# Pet Insurance & Vet



## Brav0 (Feb 11, 2013)

I have just got a kitten and I'm looking for a good vets, ideally close proximity to JLT. Also looking for advice on pet insurance.
Does anyone have any experience / recommendations for either?
Thanks


----------



## Chocoholic (Oct 29, 2012)

Not familiar with any vets that end of town as I use Nad Al Sheba and they're excellent. Pet insurance has been discussed quite extensively before. It doesn't really exist here and the chances of ever getting a pay out are virtually zero.

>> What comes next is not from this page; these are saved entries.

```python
def profile_workload(name, calls, warmup, math_mode, flush):
    a = argparse.Namespace(workload=name)
    cfg, _, _, _ = bench.workload(a)
    _, B, NL, NP, _, _, _, _ = bench.WORKLOADS[name]
    sd = syn.synthetic_state_dict(cfg, 0)
    dyn = EGNNDynamics.from_config(cfg, device='cuda')
    dyn.load_state_dict(sd)
    dyn.eval()
    dyn.math_mode = math_mode
    inp = [x.cuda() for x in syn.synthetic_denoiser_inputs(cfg, [NL] * B, [NP] * B, seed=1)]
    H, M = cfg.hidden_nf, B * (NL + NP)
    plan = launch_plan(cfg, M, B * NL)
    with torch.no_grad():
        for _ in range(warmup):
            bench.l2_flush(flush)
            dyn(*inp)
        torch.cuda.synchronize()
        with torch.profiler.profile(activities=[torch.profiler.ProfilerActivity.CUDA]) as prof:
            for _ in range(calls):
                bench.l2_flush(flush)
                dyn(*inp)
            torch.cuda.synchronize()
    raw = sorted(((e.start_ns(), e.start_ns() + e.duration_ns(), e.name()) for e in prof.profiler.kineto_results.events()
                  if e.device_type() == torch.autograd.DeviceType.CUDA), key=lambda t: t[0])
    kern, last_end = [], 0
    for s, e, n in raw:
        kern.append((s, max(e - max(s, last_end), 0), n, e - s))
        last_end = max(last_end, e)
    gemms = [k for k in kern if 'tc_node_gemm_kernel' in k[2]]
    if len(gemms) != calls * len(plan):
        raise SystemExit(f'{name}: {len(gemms)} node-GEMM kernels for {calls} calls, expected {len(plan)} per call')
    per_label, span = {}, {}
    for i, (_, dur, _, sp) in enumerate(gemms):
        per_label.setdefault(plan[i % len(plan)][0], []).append(dur / 1e3)
        span.setdefault(plan[i % len(plan)][0], []).append(sp / 1e3)
    classes = {'node_gemm': 'tc_node_gemm_kernel', 'edge_gcl': 'tc_edge_kernel<false', 'edge_coord': 'tc_edge_kernel<true'}
    by_class = {c: round(sum(d for _, d, n, _ in kern if key in n) / 1e6 / calls, 4) for c, key in classes.items()}
    by_class['all_dsb_kernels'] = round(sum(d for _, d, n, _ in kern if 'dsb::' in n) / 1e6 / calls, 4)
    f16 = math_mode == '3xfp16'
    rows = []
    for lab in ('g1', 'g2', 'g3', 'g4'):
        if lab not in per_label:
            continue
        p = next(x for x in plan if x[0] == lab)
        sc = shape_counts(H, M, p[1], p[2], p[3], p[4], p[5], p[6], f16, torch.cuda.get_device_properties(0).multi_processor_count)
        us = statistics.median(per_label[lab])
        rows.append({'label': lab, 'launches_per_call': len(per_label[lab]) // calls, 'M': M, 'K': p[1], 'Nn': p[2],
                     'us_median': round(us, 2), 'us_min': round(min(per_label[lab]), 2), 'us_max': round(max(per_label[lab]), 2),
                     'span_us_median': round(statistics.median(span[lab]), 2),
                     **sc, 'exec_tflops': round(sc['exec_gflop'] / us * 1e3, 1),
                     'tensor_bound_us': round(sc['exec_gflop'] / PEAK_TFLOPS[math_mode] / 1e-3, 2),
                     'hbm_bound_us': round(sc['hbm_lb_mb'] / HBM_TBS, 2),
                     'l2_weight_gbs': round(sc['l2_weight_mb'] / us * 1e3, 1)})
    node_ms = sum(r['us_median'] * r['launches_per_call'] for r in rows) / 1e3
    return {'workload': name, 'hidden_nf': H, 'M': M, 'math_mode': math_mode, 'calls': calls,
            'node_gemm_ms_per_call_from_medians': round(node_ms, 4), 'ms_per_call_by_class': by_class, 'per_label': rows}


def print_table(res):
    print(f"\n{res['workload']} (H = {res['hidden_nf']}, M = {res['M']}, {res['math_mode']}); per call: {res['ms_per_call_by_class']}")
    print('| launch | per call | us/launch (min-max) | span us | tiles | CTAs | exec TFLOP/s | tensor bound us | HBM LB MB | HBM bound us '
          '| L2 weight MB | L2 weight GB/s |')
    print('|---|---|---|---|---|---|---|---|---|---|---|---|')
    for r in res['per_label']:
        print(f"| {r['label']} | {r['launches_per_call']} | {r['us_median']} ({r['us_min']}-{r['us_max']}) | {r['span_us_median']} | {r['tiles']} | {r['ctas']} "
              f"| {r['exec_tflops']} | {r['tensor_bound_us']} | {r['hbm_lb_mb']:.1f} | {r['hbm_bound_us']} | {r['l2_weight_mb']:.1f} "
              f"| {r['l2_weight_gbs']} |")


def main():
    ap = argparse.ArgumentParser()
    ap.add_argument('--workloads', default='fullatom,moad,moad_ca')
    ap.add_argument('--calls', type=int, default=20)
    ap.add_argument('--warmup', type=int, default=5)
    ap.add_argument('--math-mode', default='3xfp16', choices=sorted(PEAK_TFLOPS))
    ap.add_argument('--out', default=None)
    args = ap.parse_args()
    if not torch.cuda.is_available():
        raise SystemExit('node_gemm_breakdown.py needs a CUDA device')
    flush = torch.zeros(64 * 1024 * 1024, dtype=torch.float32, device='cuda')
    out = {'gpu': gpu_info(), 'torch_device': torch.cuda.get_device_name(0), 'results': []}
    print('gpu (name, power limit, SM clock, max SM clock):', out['gpu'])
    for w in args.workloads.split(','):
        res = profile_workload(w, args.calls, args.warmup, args.math_mode, flush)
        out['results'].append(res)
        print_table(res)
    print('\n(tensor / HBM bounds: data-sheet peaks of a 700 W H100 SXM, not measured; DRAM traffic is not measured)')
    if args.out:
        with open(args.out, 'w') as f:
            json.dump(out, f, indent=1)


if __name__ == '__main__':
    main()
```

Before: 966.8.

## Add half-width N-slice node GEMM kernel with resident A tile for fp16

Adds a node GEMM kernel for fp16 formats in the plain K=H, no-activation, no-A2 case. It splits each output tile into two half-width N slices, doubling the work units so more SMs get used when tiles are few. The A tile stays resident in shared memory across consecutive slices of the same M tile, and the epilogue of one slice overlaps the MMAs of the next. It adds m64n64 and m64n96 wgmma wrappers. The cost is that weight-slice and A-build work is repeated across CTAs that share an M tile, and the dispatch logic is more complex.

You're better off putting money away every month.


----------



## BedouGirl (Sep 15, 2011)

My friend who lives up your way uses Safa Vets, so I am not sure if there's much up there except at Green Community/DIP.


----------



## sammylou (Oct 29, 2012)

hopefully izzybella will chime in as she is in marina and i would expect her to have answers for you. if not, send her a PM, she will be happy to help i'm sure


----------



## IzzyBella (Mar 11, 2013)

Aww thanks, Sammylou!

We go to The City Vet Clinic on Al Wasl/Al Manara junction. We go for 2 reasons: they are lovely and Lucy likes the staff (the manager was the one who rescued her and her siblings from children using them as either bait for dog fighting or "toss the brick at the puppy head") and they're affiliated with Animal Action Abu Dhabi (where we got her from) - so we believe supporting a vet financially who goes out of her way to rescue animals is a good way of keeping up support. 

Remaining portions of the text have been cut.